■ Task instructions
In the records below, find each line that holds "static" and return it.

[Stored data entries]
template <int NB>
__global__ __launch_bounds__(kBlock, NB > 8 ? 1 : 2) void ba_syrk_kernel(const SyrkArgs a) {
  constexpr int PW = NB > 8 ? 2 : 1;
  constexpr int KPAD = NB * 16;
// ... 732 lines not shown
  } else if (e < P * P + P) {
    const int i = e - P * P;
    if (i < P6) {
      pair = i / 6;
      off = 21 + i % 6;
    } else {
      off = P6 * K + (i - P6);
      sign = -1.f;
    }
  } else if (e < P * P + P + C) {
    pair = -2;
    off = kGHdr + (e - P * P - P);
  } else {
    pair = -2;
    off = 27;
  }
  float v = 0.f;
  const bool from_s = pair == -1;
  if (live && !zero && (from_s || rq == 0)) {
    const int p0 = pair == -2 ? 0 : pair, p1 = pair == -2 ? pairs : pair + 1;
    for (int pp = p0; pp < (from_s ? p0 + 1 : p1); ++pp) {
      const float* p = from_s ? spart + (size_t)b * Gs * sstride + off : gpart + ((size_t)b * pairs + pp) * Gg * gstride + off;
      const size_t st = from_s ? sstride : gstride;
      int i = 0, n = Gg;
      if (from_s) {
        i = (Gs * rq) >> 2;
        n = (Gs * (rq + 1)) >> 2;
      }
      float s0 = 0.f, s1 = 0.f, s2 = 0.f, s3 = 0.f;
      for (; i + 3 < n; i += 4) {
        s0 += p[(size_t)(i + 0) * st];
        s1 += p[(size_t)(i + 1) * st];
        s2 += p[(size_t)(i + 2) * st];
        s3 += p[(size_t)(i + 3) * st];
      }
      for (; i < n; ++i) s0 += p[(size_t)i * st];
      v += (s0 + s1) + (s2 + s3);
    }
    v *= sign;
  }
  sQ[rq][ej] = v;
  __syncthreads();
  if (rq != 0 || !live) return;
  if (from_s && !zero) v = (sQ[0][ej] + sQ[1][ej]) + (sQ[2][ej] + sQ[3][ej]);
  if (e < P * P)
    AtA[(size_t)b * P * P + e] = v;
  else if (e < P * P + P)
    Atb[(size_t)b * P + (e - P * P)] = v;
  else if (e < P * P + P + C)
    absres[(size_t)b * C + (e - P * P - P)] = v;
  else
    nvalid[b] = v;
}

__global__ __launch_bounds__(256) void ba_colmax_kernel(const float* __restrict__ basis, int N, int K, const int32_t* active,
                                                        int active_stride, unsigned* __restrict__ colmax) {
  __shared__ unsigned sMax[256][4];
  const int b = blockIdx.y, tid = threadIdx.x;
  if (active != nullptr && active[(size_t)b * active_stride] == 0) return;
  const int QK = K >> 2;
  const int cq = tid % QK, r0 = tid / QK, rstep = 256 / QK;
  const float* bas_b = basis + (size_t)b * N * K;
  f32x4 mx = {0.f, 0.f, 0.f, 0.f};
  const int rows_per_block = (N + gridDim.x - 1) / gridDim.x;
  const int n0 = blockIdx.x * rows_per_block, n1 = min(N, n0 + rows_per_block);
  for (int n = n0 + r0; n < n1; n += rstep) {
    const f32x4 v = __builtin_nontemporal_load(reinterpret_cast<const f32x4*>(bas_b + (size_t)n * K + 4 * cq));
#pragma unroll
    for (int e = 0; e < 4; ++e) mx[e] = (fabsf(v[e]) > mx[e] || v[e] != v[e]) ? fabsf(v[e]) : mx[e];
  }
#pragma unroll
  for (int e = 0; e < 4; ++e) sMax[tid][e] = __float_as_uint(mx[e]);
  __syncthreads();
  if (tid < QK) {
    unsigned m[4] = {0u, 0u, 0u, 0u};
    for (int r = 0; r < rstep; ++r)
#pragma unroll
      for (int e = 0; e < 4; ++e) m[e] = max(m[e], sMax[r * QK + tid][e]);
#pragma unroll
    for (int e = 0; e < 4; ++e) atomicMax(&colmax[(size_t)b * K + 4 * tid + e], m[e]);
  }
}

__global__ __launch_bounds__(256) void ba_recmax_kernel(const float* __restrict__ rec, int N, int pairs, const int32_t* active,
                                                        int active_stride, float* __restrict__ out) {
  __shared__ float sRed[4][2];
  const int b = blockIdx.y, tid = threadIdx.x;
  if (active != nullptr && active[(size_t)b * active_stride] == 0) return;
  const float* rec_b = rec + (size_t)b * pairs * N * 8;
  float smx = 0.f, wmx = 0.f;
  for (int n = blockIdx.x * 256 + tid; n < N; n += gridDim.x * 256) {
    float ssum = 0.f, w2 = 0.f;
    for (int p = 0; p < pairs; ++p) {
      const float4 ua = *reinterpret_cast<const float4*>(rec_b + ((size_t)p * N + n) * 8);
      const float4 ub = *reinterpret_cast<const float4*>(rec_b + ((size_t)p * N + n) * 8 + 4);
      ssum += ub.z;
      w2 = fmaxf(w2, fmaxf(fmaxf(ua.x * ua.x, ua.y * ua.y), fmaxf(ua.z * ua.z, ua.w * ua.w)));
      w2 = fmaxf(w2, fmaxf(fmaxf(ub.x * ub.x, ub.y * ub.y), ub.w * ub.w));
      if (ua.x != ua.x || ua.y != ua.y || ua.z != ua.z || ua.w != ua.w || ub.x != ub.x || ub.y != ub.y || ub.z != ub.z || ub.w != ub.w)
        w2 = __builtin_nanf("");
    }
    const float q = ssum > 0.f ? w2 / ssum : (w2 != w2 ? w2 : 0.f);
    smx = (ssum > smx || ssum != ssum) ? ssum : smx;
    wmx = (q > wmx || q != q) ? q : wmx;
  }
  auto nanmax = [](float a_, float b_) { return (a_ != a_) ? a_ : (b_ != b_) ? b_ : fmaxf(a_, b_); };
#pragma unroll
  for (int sh = 1; sh < 64; sh <<= 1) {
    smx = nanmax(smx, __shfl_xor(smx, sh, 64));
    wmx = nanmax(wmx, __shfl_xor(wmx, sh, 64));
  }
  if ((tid & 63) == 0) {
    sRed[tid >> 6][0] = smx;
    sRed[tid >> 6][1] = wmx;
  }
  __syncthreads();
  if (tid == 0) {
    out[((size_t)b * kRecMaxBlocks + blockIdx.x) * 2] = nanmax(nanmax(sRed[0][0], sRed[1][0]), nanmax(sRed[2][0], sRed[3][0]));
    out[((size_t)b * kRecMaxBlocks + blockIdx.x) * 2 + 1] = nanmax(nanmax(sRed[0][1], sRed[1][1]), nanmax(sRed[2][1], sRed[3][1]));
  }
}


template <int NB>
static void launch_syrk_nb(const SyrkArgs& a, int B, hipStream_t s) {
  constexpr int KPAD = NB * 16, KP = KPAD + 16;
  size_t fl = (size_t)2 * kTilePix * KP + 2 * kTilePix * kUStrideS;
  const size_t epi = (size_t)4 * 8 * KPAD;
  if (fl < epi) fl = epi;
  const size_t lds = fl * sizeof(float);
  auto k = ba_syrk_kernel<NB>;
  if (lds > 64 * 1024) (void)hipFuncSetAttribute((const void*)k, hipFuncAttributeMaxDynamicSharedMemorySize, (int)lds);
  hipLaunchKernelGGL(k, dim3(a.Gs, B), dim3(kBlock), lds, s, a);
}

template <int KH, int T0>
static void launch_bf16x6(const SyrkArgs& a, int B, hipStream_t s) {
  const dim3 grid(a.Gs + (a.mr.y != nullptr ? 1 : 0), B), block(kBlock);
  switch (a.pairs) {
    case 1: hipLaunchKernelGGL((ba_syrk_bf16x6_kernel<KH, 1, T0>), grid, block, 0, s, a); break;
    case 2: hipLaunchKernelGGL((ba_syrk_bf16x6_kernel<KH, 2, T0>), grid, block, 0, s, a); break;
    case 3: hipLaunchKernelGGL((ba_syrk_bf16x6_kernel<KH, 3, T0>), grid, block, 0, s, a); break;
    default: hipLaunchKernelGGL((ba_syrk_bf16x6_kernel<KH, 4, T0>), grid, block, 0, s, a); break;
  }
}

template <int KH>
static void launch_direct(const SyrkArgs& a, int B, hipStream_t s) {
  const dim3 grid(a.Gs, B), block(kBlock);
  switch (a.pairs) {
    case 1: hipLaunchKernelGGL((ba_syrk_direct_kernel<KH, 1>), grid, block, 0, s, a); break;
    case 2: hipLaunchKernelGGL((ba_syrk_direct_kernel<KH, 2>), grid, block, 0, s, a); break;
    case 3: hipLaunchKernelGGL((ba_syrk_direct_kernel<KH, 3>), grid, block, 0, s, a); break;
    default: hipLaunchKernelGGL((ba_syrk_direct_kernel<KH, 4>), grid, block, 0, s, a); break;
  }
}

■ Task output
static void launch_syrk_nb(const SyrkArgs& a, int B, hipStream_t s) {
static void launch_bf16x6(const SyrkArgs& a, int B, hipStream_t s) {
static void launch_direct(const SyrkArgs& a, int B, hipStream_t s) {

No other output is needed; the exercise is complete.